> **Work request**
I need every line that includes the word "rung" copied from the material.
------------------------------------------------
__global__ __launch_bounds__(64) void k_cb_diag(double* __restrict__ work, int n, int kb, const double* __restrict__ shifts,
                                                double* __restrict__ xinv, int32_t* __restrict__ info,
                                                double* __restrict__ min_pivot) {
    constexpr int LDP = CH_NB + 1;
    __shared__ double D[CH_NB * LDP], Xs[CH_NB * LDP], s_dinv[CH_NB];
    __shared__ int s_fail;
    __shared__ double s_minp;
    const int rung = blockIdx.x, lane = threadIdx.x;
    double* A = work + (size_t)rung * n * n;
    const int nb = min(CH_NB, n - kb);
    const double shift = shifts[rung];
#pragma unroll
    for (int t = lane; t < CH_NB * CH_NB; t += 64) {
        const int i = t >> 5, j = t & 31;
        double v = (i < nb && j <= i) ? A[(size_t)(kb + i) * n + kb + j] : 0.0;
        if (i == j && i < nb) v += shift;
        D[i * LDP + j] = v;
    }
    if (lane == 0) { s_fail = 0; s_minp = __builtin_inf(); }
// ... 13 lines not shown
    constexpr int LDP = CH_NB + 1, LDPP = CH_LDPP;
    __shared__ double Xs[CH_NB * LDP], Pr[CB_TILE * LDPP], Pc[CB_TILE * LDPP];
    const int rung = blockIdx.y, tid = threadIdx.x, lane = tid & 63, wave = tid >> 6;
    const int li = lane & 15, lk = lane >> 4;
    double* A = work + (size_t)rung * n * n;
    const int base = kb + CH_NB;
    int bi = 0, rest = blockIdx.x;
    while (rest > bi) { rest -= bi + 1; ++bi; }
    const int bj = rest;
    const int R0 = base + CB_TILE * bi, C0 = base + CB_TILE * bj;
    const double* xi = xinv + (size_t)rung * CH_NB * CH_NB;
    for (int t = tid; t < CH_NB * CH_NB; t += 256) Xs[(t >> 5) * LDP + (t & 31)] = xi[t];
    __syncthreads();
#pragma unroll
    for (int side = 0; side < 2; ++side) {
        if (side == 1 && bi == bj) break;
        const int r0 = (side == 0 ? R0 : C0) + 16 * wave;
        const double* arow = A + (size_t)min(r0 + li, n - 1) * n + kb;
        double af[8];
#pragma unroll
        for (int u = 0; u < 8; ++u) af[u] = arow[4 * u + lk];
        ch_double4 acc0 = (ch_double4){0.0, 0.0, 0.0, 0.0}, acc1 = acc0;
#pragma unroll
        for (int u = 0; u < 8; ++u) {
            const int k = 4 * u + lk;
            acc0 = __builtin_amdgcn_mfma_f64_16x16x4f64(af[u], Xs[li * LDP + k], acc0, 0, 0, 0);
            acc1 = __builtin_amdgcn_mfma_f64_16x16x4f64(af[u], Xs[(16 + li) * LDP + k], acc1, 0, 0, 0);
        }
        double* P = side == 0 ? Pr : Pc;
#pragma unroll
        for (int r = 0; r < 4; ++r) {
            const int row = 16 * wave + lk + 4 * r;
            P[row * LDPP + li] = acc0[r];
            P[row * LDPP + 16 + li] = acc1[r];
        }
    }
    __syncthreads();
    const double* Pcol = (bi == bj) ? Pr : Pc;
#pragma unroll
    for (int ct = 0; ct < 4; ++ct) {
        if (bi == bj && ct > wave) break;
        double cv[4];
#pragma unroll
        for (int e = 0; e < 4; ++e)
            cv[e] = A[(size_t)min(R0 + 16 * wave + lk + 4 * e, n - 1) * n + min(C0 + 16 * ct + li, n - 1)];
        ch_double4 acc0 = (ch_double4){0.0, 0.0, 0.0, 0.0}, acc1 = acc0;
        const int pa = 16 * wave + li, pb = 16 * ct + li;
#pragma unroll
        for (int u = 0; u < 8; u += 2) {
            acc0 = __builtin_amdgcn_mfma_f64_16x16x4f64(Pr[pa * LDPP + 4 * u + lk], Pcol[pb * LDPP + 4 * u + lk], acc0, 0, 0, 0);
            acc1 = __builtin_amdgcn_mfma_f64_16x16x4f64(Pr[pa * LDPP + 4 * u + 4 + lk], Pcol[pb * LDPP + 4 * u + 4 + lk], acc1, 0, 0, 0);
        }
#pragma unroll
        for (int e = 0; e < 4; ++e) {
            const int row = R0 + 16 * wave + lk + 4 * e, col = C0 + 16 * ct + li;
            if (row < n && col <= row) A[(size_t)row * n + col] = cv[e] - (acc0[e] + acc1[e]);
        }
    }
}
}

namespace sober {
__global__ void k_orth_merge(int32_t* __restrict__ info, double* __restrict__ piv, double* __restrict__ ratio,
                             const int32_t* __restrict__ info2, const double* __restrict__ piv2, const double* __restrict__ ratio2) {
    if (threadIdx.x != 0 || blockIdx.x != 0) return;
    if (*info == 0) *info = *info2;
    *piv = fmin(*piv, *piv2);
    if (*piv2 != *piv2) *piv = *piv2;
    if (ratio != nullptr) {
        *ratio = fmin(*ratio, *ratio2);
        if (*ratio2 != *ratio2) *ratio = *ratio2;
    }
}
}
int sober::orth_merge(int32_t* info, double* piv, double* ratio, const int32_t* info2, const double* piv2, const double* ratio2,
                      void* stream) {
    if (!info || !piv || !info2 || !piv2 || (ratio && !ratio2)) return SOBER_E_ARG;
    hipLaunchKernelGGL(sober::k_orth_merge, dim3(1), dim3(64), 0, (hipStream_t)stream, info, piv, ratio, info2, piv2, ratio2);
    LAUNCH_CHECK();
    return 0;
}

extern "C" int sober_nystrom_max_n(void) { return sober::CB_MAXN; }

extern "C" int sober_cholesky_probe_batched(const double* src, int n, int ld_src, const double* shifts, int n_shifts,
                                            double* work, int32_t* info, double* min_pivot, void* xinv_ws,
                                            int64_t ws_bytes, void* stream) {
    if (!src || !shifts || !work || !info || !xinv_ws || n <= 0 || ld_src < n || n_shifts <= 0) return SOBER_E_ARG;
    if (n > sober::CB_MAXN || n_shifts > 64) return SOBER_E_DIM;
    if (ws_bytes < (int64_t)n_shifts * sober::CH_NB * sober::CH_NB * 8) return SOBER_E_WS;
    hipStream_t st = (hipStream_t)stream;
    hipLaunchKernelGGL(sober::k_cb_init, dim3(n, n_shifts), dim3(256), 0, st, work, n, src, ld_src, info, min_pivot, n_shifts);
    LAUNCH_CHECK();
    for (int kb = 0; kb < n; kb += sober::CH_NB) {
        hipLaunchKernelGGL(sober::k_cb_diag, dim3(n_shifts), dim3(64), 0, st, work, n, kb, shifts, (double*)xinv_ws, info,
                           min_pivot);
        LAUNCH_CHECK();
        const int rest = n - kb - sober::CH_NB;
        if (rest <= 0) break;
        const int T = (rest + sober::CB_TILE - 1) / sober::CB_TILE;
        hipLaunchKernelGGL(sober::k_cb_update, dim3(T * (T + 1) / 2, n_shifts), dim3(256), 0, st, work, n, kb,
                           (const double*)xinv_ws);
        LAUNCH_CHECK();
    }
    return 0;
}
------------------------------------------------
> **Answer section**
    const int rung = blockIdx.x, lane = threadIdx.x;
    double* A = work + (size_t)rung * n * n;
    const double shift = shifts[rung];
    const int rung = blockIdx.y, tid = threadIdx.x, lane = tid & 63, wave = tid >> 6;
    double* A = work + (size_t)rung * n * n;
    const double* xi = xinv + (size_t)rung * CH_NB * CH_NB;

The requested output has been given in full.